Gather all lines from the material that contain "typedef".

----------------

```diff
@@ -197,10 +232,12 @@
             if (lw == 0) dma_own_rows(x, c0, m.nc, slot, lane);
             else if (lw == 1) dma_own_rows(kappa, c0, m.nc, slot + R::XB, lane);
             else {
-                const double* v = lw == 2 ? x : kappa;
+                const double* v = (lw == 2 ? x : kappa) + swz_half(lane);
                 const unsigned dst = slot + (lw == 2 ? 0 : R::XB) + RB * 32;
-#pragma unroll
-                for (int p = 0; p < RHX; ++p) glds16(v + list_cell(L, p * 32 + (lane >> 1), m.hb_stride) * NV + swz_half(lane), dst + p * 1024);
+                int src[RHX];
+                list_entries<RHX, 32>(L, lane >> 1, m.hb_stride, src);
+#pragma unroll
+                for (int p = 0; p < RHX; ++p) glds16(v + (src[p] >= 0 ? (int64_t)(src[p] >> 2) : 0) * NV, dst + p * 1024);
                 if (lw == 2) {
                     glds16(m.fflag + c0 + 4 * lane, slot + R::META0 + META_F);
                     glds16(m.cls + c0 + 8 * lane, slot + R::META0 + META_C);
@@ -219,8 +256,9 @@
     ring_barrier();
     CellGeom<3> K;
     double xv[NV], kv[NV], yv[NV], gx[NV];
-    const lds_double *X = nullptr, *KA = nullptr;
-    ClassCoef ft{nullptr};
+    EmiFacetRows nb[4];
+    ClassCoef fc[4];
+    const lds_double *X3 = nullptr, *rec3 = nullptr;
     CellMeta cur;
     cur.flags = 0; cur.lw = make_uint2(0u, 0u); cur.cls = 0; cur.nm = 0; cur.mymat = 0;
     int64_t ccur = -1;
@@ -234,21 +272,25 @@
                 if (valid) {
                     const char* slot = smem + (n & (EMI_SLOTS - 1)) * R::SLOT;
                     cur = read_meta(slot + R::META0, t, false);
-                    X = (const lds_double*)slot;
-                    KA = (const lds_double*)(slot + R::XB);
+                    const lds_double* X = (const lds_double*)slot;
+                    const lds_double* KA = (const lds_double*)(slot + R::XB);
                     const lds_double* rec = TO_LDS(s_cls) + cur.cls * RCLS;
-                    ft.ft = rec + 11;
+                    X3 = X; rec3 = rec + 11;
                     class_gram<3>(rec, K);
                     lds_row(X, t, xv);
                     lds_row(KA, t, kv);
+                    emi_facet_load<0>(cur, t, rec + 11, X, KA, nb[0], fc[0]);
                     emi_cell_term(K, xv, kv, gx, yv);
-                    emi_facet_ring<0>(K, cur.flags, cur.lw.x & 0xffffu, ft, xv, gx, kv, C_phi, tau, X, KA, yv);
-                    emi_facet_ring<1>(K, cur.flags, cur.lw.x >> 16, ft, xv, gx, kv, C_phi, tau, X, KA, yv);
+                    emi_facet_load<1>(cur, t, rec + 11, X, KA, nb[1], fc[1]);
+                    if (facet_kind(cur.flags, 0) < FK_EXTERIOR) emi_facet_terms<0>(K, cur.flags, fc[0], nb[0], xv, gx, kv, C_phi, tau, yv);
+                    emi_facet_load<2>(cur, t, rec + 11, X, KA, nb[2], fc[2]);
+                    if (facet_kind(cur.flags, 1) < FK_EXTERIOR) emi_facet_terms<1>(K, cur.flags, fc[1], nb[1], xv, gx, kv, C_phi, tau, yv);
                 }
             }
         } else if (n >= 1 && valid) {
-            emi_facet_ring<2>(K, cur.flags, cur.lw.y & 0xffffu, ft, xv, gx, kv, C_phi, tau, X, KA, yv);
-            emi_facet_ring<3>(K, cur.flags, cur.lw.y >> 16, ft, xv, gx, kv, C_phi, tau, X, KA, yv);
+            emi_facet_load<3>(cur, t, rec3, X3, X3 + R::XB / 8, nb[3], fc[3]);
+            if (facet_kind(cur.flags, 2) < FK_EXTERIOR) emi_facet_terms<2>(K, cur.flags, fc[2], nb[2], xv, gx, kv, C_phi, tau, yv);
+            if (facet_kind(cur.flags, 3) < FK_EXTERIOR) emi_facet_terms<3>(K, cur.flags, fc[3], nb[3], xv, gx, kv, C_phi, tau, yv);
             store_nodal<3>(yout, ccur, yv);
         }
         ring_barrier();
diff --git a/knp-emi-dg_amd/csrc/ring_facet.hpp b/knp-emi-dg_amd/csrc/ring_facet.hpp
--- a/knp-emi-dg_amd/csrc/ring_facet.hpp
+++ b/knp-emi-dg_amd/csrc/ring_facet.hpp
@@ -5,16 +5,21 @@
 
 
 struct ClassCoef {
-    const lds_double* ft;
-    template <int I> __device__ __forceinline__ double area(const CellGeom<3>&) const { return ft[8 * I + 6]; }
+    double v[7];
+    template <int I> __device__ __forceinline__ void load(const lds_double* ft) {
+#pragma unroll
+        for (int i = 0; i < 7; ++i) v[i] = ft[8 * I + i];
+    }
+    template <int I> __device__ __forceinline__ double area(const CellGeom<3>&) const { return v[6]; }
     template <int I> __device__ __forceinline__ void coef(const CellGeom<3>&, double& gr, double* cf, double& pen_geo, double& nLI_DV) const {
-        gr = ft[8 * I];
-        pen_geo = ft[8 * I + 4];
-        nLI_DV = ft[8 * I + 5];
-#pragma unroll
-        for (int mm = 0; mm < 3; ++mm) cf[mm] = ft[8 * I + 1 + mm];
+        gr = v[0];
+        pen_geo = v[4];
+        nLI_DV = v[5];
+#pragma unroll
+        for (int mm = 0; mm < 3; ++mm) cf[mm] = v[1 + mm];
     }
 };
+__device__ __forceinline__ uint32_t facet_kind(uint32_t flags, int I) { return (flags >> (8 * I + 2)) & 3u; }
 
 __device__ __forceinline__ void lds_vertex(const lds_double* co, unsigned v, double* X) {
     typedef double __attribute__((ext_vector_type(2))) vdouble2;
@@ -56,17 +61,20 @@
     }
 }
 
+struct EmiFacetRows { double xr[4], kr[4]; };
+__device__ __forceinline__ void emi_facet_rows(unsigned loc, const lds_double* X, const lds_double* KA, EmiFacetRows& r) {
+    lds_row(X, loc, r.xr);
+    lds_row(KA, loc, r.kr);
+}
 template <int I, typename Coef>
-__device__ __forceinline__ void emi_facet_ring(const CellGeom<3>& K, uint32_t flags, unsigned loc, const Coef& src, const double* xv, const double* gx,
-                                               const double* kv, double C_phi, double tau, const lds_double* X, const lds_double* KA, double* y) {
+__device__ __forceinline__ void emi_facet_terms(const CellGeom<3>& K, uint32_t flags, const Coef& src, const EmiFacetRows& r, const double* xv,
+                                                const double* gx, const double* kv, double C_phi, double tau, double* y) {
     constexpr int D = 3, NV = 4;
     const uint32_t fb = (flags >> (8 * I)) & 0xffu;
     const uint32_t kind = (fb >> 2) & 3u;
-    if (kind >= FK_EXTERIOR) return;
     const unsigned j = fb & 3u;
-    double xr[NV], kr[NV], xf[D], knf[D];
-    lds_row(X, loc, xr);
-    lds_row(KA, loc, kr);
+    const double *xr = r.xr, *kr = r.kr;
+    double xf[D], knf[D];
     const double xap = pick_apex<D>(xr, (int)j);
 #pragma unroll
     for (int mm = 0; mm < D; ++mm) {
@@ -118,6 +126,14 @@
         const double t3 = pw * (bs + fma(kb[mm], sdu, du[mm] * fma(2.0, kb[mm], skb)));
         y[mm + (mm >= I)] += t1 + t3;
     }
+}
+template <int I, typename Coef>
+__device__ __forceinline__ void emi_facet_ring(const CellGeom<3>& K, uint32_t flags, unsigned loc, const Coef& src, const double* xv, const double* gx,
+                                               const double* kv, double C_phi, double tau, const lds_double* X, const lds_double* KA, double* y) {
+    if (facet_kind(flags, I) >= FK_EXTERIOR) return;
+    EmiFacetRows r;
+    emi_facet_rows(loc, X, KA, r);
+    emi_facet_terms<I>(K, flags, src, r, xv, gx, kv, C_phi, tau, y);
 }
 
 template <int NS>
@@ -145,24 +161,33 @@
     }
 }
 
-template <int NS, int I, int XS, typename Coef>
-__device__ __forceinline__ void knp_facet_ring(const CellGeom<3>& K, uint32_t flags, unsigned loc, const Coef& src, unsigned dsel, const double (*xv)[4],
-                                               const double (*gx)[4], const double* gp, const double* Dk, const double* hvD, const double* zpsi,
-                                               double tau, const lds_double* X, const lds_double* G, const lds_double* sD, double (*y)[4]) {
-    constexpr int D = 3, NV = 4;
-    const uint32_t fb = (flags >> (8 * I)) & 0xffu;
-    if (((fb >> 2) & 3u) != FK_SIPG) return;
-    const unsigned j = fb & 3u;
-    double gr, cf[D], pen_geo, nLI_DV;
-    src.template coef<I>(K, gr, cf, pen_geo, nLI_DV);
-    double gp_nb;
+template <int NS> struct KnpFacetRows { double xr[NS][4], g2[2], Dn[NS]; };
+template <int NS, int XS>
+__device__ __forceinline__ void knp_facet_rows(unsigned loc, unsigned j, unsigned dsel, const lds_double* X, const lds_double* G, const lds_double* sD,
+                                               KnpFacetRows<NS>& r) {
+    constexpr int NV = 4;
     {
         typedef double __attribute__((ext_vector_type(2))) vdouble2;
         typedef __attribute__((address_space(3))) vdouble2 lds_vdouble2;
         const unsigned idx = loc < (unsigned)RB ? loc * NV + 2u * (((j >> 1) ^ (loc >> 3)) & 1u) : (unsigned)(RB * NV) + (loc - RB) * 2u;
         const vdouble2 g2 = *(const lds_vdouble2*)(G + idx);
-        gp_nb = (j & 1u) ? g2.y : g2.x;
-    }
+        r.g2[0] = g2.x; r.g2[1] = g2.y;
+    }
+#pragma unroll
+    for (int k = 0; k < NS; ++k) {
+        lds_row(X + (unsigned)k * XS, loc, r.xr[k]);
+        r.Dn[k] = sD[(unsigned)k * KNP_MAX_MAT + dsel];
+    }
+}
+template <int NS, int I, typename Coef>
+__device__ __forceinline__ void knp_facet_terms(const CellGeom<3>& K, uint32_t flags, const Coef& src, const KnpFacetRows<NS>& r, const double (*xv)[4],
+                                                const double (*gx)[4], const double* gp, const double* Dk, const double* hvD, const double* zpsi,
+                                                double tau, double (*y)[4]) {
+    constexpr int D = 3, NV = 4;
+    const unsigned j = (flags >> (8 * I)) & 3u;
+    double gr, cf[D], pen_geo, nLI_DV;
+    src.template coef<I>(K, gr, cf, pen_geo, nLI_DV);
+    const double gp_nb = (j & 1u) ? r.g2[1] : r.g2[0];
     const double DV = (double)D * K.vol;
     const double up_own = fmax(-gp[I], 0.0) * DV;
     const double up_nb = fmax(-gp_nb, 0.0) * nLI_DV;
@@ -170,12 +195,12 @@
     const double hv = 0.5 * K.vol;
 #pragma unroll
     for (int k = 0; k < NS; ++k) {
-        double xr[NV], xf[D];
-        lds_row(X + (unsigned)k * XS, loc, xr);
+        const double* xr = r.xr[k];
+        double xf[D];
         const double xap = pick_apex<D>(xr, (int)j);
 #pragma unroll
         for (int mm = 0; mm < D; ++mm) xf[mm] = pick_facet<D>(xr, mm, (int)j);
-        const double Dn = sD[(unsigned)k * KNP_MAX_MAT + dsel];
+        const double Dn = r.Dn[k];
         const double s_own = gx[k][I];
         double s_nb = xap * gr;
 #pragma unroll
@@ -199,5 +224,14 @@
         for (int mm = 0; mm < D; ++mm) y[k][mm + (mm >= I)] += fma(FacetConst<D>::mass, w[mm], t1m);
     }
 }
-
-}
+template <int NS, int I, int XS, typename Coef>
+__device__ __forceinline__ void knp_facet_ring(const CellGeom<3>& K, uint32_t flags, unsigned loc, const Coef& src, unsigned dsel, const double (*xv)[4],
+                                               const double (*gx)[4], const double* gp, const double* Dk, const double* hvD, const double* zpsi,
+                                               double tau, const lds_double* X, const lds_double* G, const lds_double* sD, double (*y)[4]) {
+    if (facet_kind(flags, I) != FK_SIPG) return;
+    KnpFacetRows<NS> r;
+    knp_facet_rows<NS, XS>(loc, (flags >> (8 * I)) & 3u, dsel, X, G, sD, r);
+    knp_facet_terms<NS, I>(K, flags, src, r, xv, gx, gp, Dk, hvD, zpsi, tau, y);
+}
+
+}
```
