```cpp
int lp_net_get_option(const lp_net* n, const char* key) {
    if (!n || !key) return fail(LP_ERR_INVALID_ARG, "null argument");
    for (const OptEntry& e : lp_net::options())
        if (!strcmp(key, e.key)) return n->*(e.field);
    return fail(LP_ERR_UNKNOWN_KEY, std::string("unknown option ") + key);
}

int lp_diag_read(uint32_t* h_words, int cap_words, int clear) {
    const int n = lp::dwpw_diag_read(h_words, cap_words, clear != 0);
// ... 66 lines not shown
```

### litepose_amd/csrc/kernels.h

```cpp
#pragma once
#include <hip/hip_runtime.h>
#include <stdint.h>

namespace lp {

enum Act { ACT_NONE = 0, ACT_RELU = 1, ACT_RELU6 = 2 };

bool uses_scratch(const void* kernel_fn);

bool kernel_ready(const void* kernel_fn, size_t dyn_lds);
bool kernel_allow_lds(const void* kernel_fn, size_t dyn_lds);

extern thread_local const char* last_kernel_tag;

struct LaunchNote { int grid = 0, block = 0, lds = 0, wgs_per_cu = 0; };
extern thread_local LaunchNote last_launch;
extern thread_local bool launch_notes;
void note_launch(const void* fn, dim3 grid, dim3 block, size_t lds);
#define LP_LAUNCH(kern, grid, block, lds, stream, ...)                                                   \
    do {                                                                                                 \
        if (lp::launch_notes) lp::note_launch(reinterpret_cast<const void*>(kern), grid, block, lds);    \
        hipLaunchKernelGGL(kern, grid, block, lds, stream, __VA_ARGS__);                                 \
    } while (0)

#ifdef LP_CLAIM_CU
#define LP_OWN_CU() asm volatile("; own the CU: whole register budget, no co-resident waves" ::: "v255")
#else
#define LP_OWN_CU() ((void)0)
#endif

void launch_stem(const float* x, const float* w, const float* b, float* out,
                 int N, int H, int W, int flip_from, int x_batch, hipStream_t s);

bool launch_stem3(const float* x, const float* w0t, const float* b0, const float* w1t, const float* b1,
                  const float* w2t, const float* b2, float* out, int N, int H, int W, int c0, int flip_from,
                  int x_batch, hipStream_t s);

bool launch_stem3b(const float* x, const float* w0t, const float* b0, const float* w1t, const float* b1,
                   const float* w2t, const float* b2, void* out, int N, int H, int W, int c0, int flip_from,
                   int x_batch, hipStream_t s, bool f16 = false);

void launch_dw(const float* in, const float* w, const float* wdup, const float* b, float* out,
               int N, int C, int H, int W, int K, int S, int act, hipStream_t s);

void launch_pw(const float* inA, int Ca, const float* inB, int Cb,
               const float* wp, const float* b, const float* res, float* out,
               int N, int HW, int Cout, int act, hipStream_t s, const void* wsplit = nullptr, int pw3d_mode = 1);
struct PwTile { int NB, PXV; };
PwTile pw_tile_choice(int N, int Ca, int Cb, int Cout, int HW, bool has_res);

bool launch_dwpw(const float* in, const float* wdw, const float* bdw, const float* wp, const float* bias,
                 const float* res, float* out, int N, int C, int H, int W, int K, int S, int Cout,
                 hipStream_t s, int diag = 0);
int dwpw_diag_read(unsigned* host, int cap_words, bool clear);

bool launch_headfuse(const float* inA, int Ca, const float* inB, int Cb, const float* wpairA, const float* wpairB,
                     const float* wp, float* out, int N, int H, int W, int K, int Cout, hipStream_t s);

bool launch_mbconv(const float* x, const float* w1p, const float* b1f, const float* wdw,
                   const float* bdw, const float* w2p, const float* b2f, const float* res, float* out,
                   int N, int Cin, int Cexp, int Cout, int H, int W, int K, int S, hipStream_t s,
                   const float* wdw_pair = nullptr, const void* w1_split = nullptr, const void* wdw_rows = nullptr,
                   int mbconv2 = 1);
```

----------------

* COMPLETED TASK
     typedef double __attribute__((ext_vector_type(2))) vdouble2;
         typedef double __attribute__((ext_vector_type(2))) vdouble2;
         typedef __attribute__((address_space(3))) vdouble2 lds_vdouble2;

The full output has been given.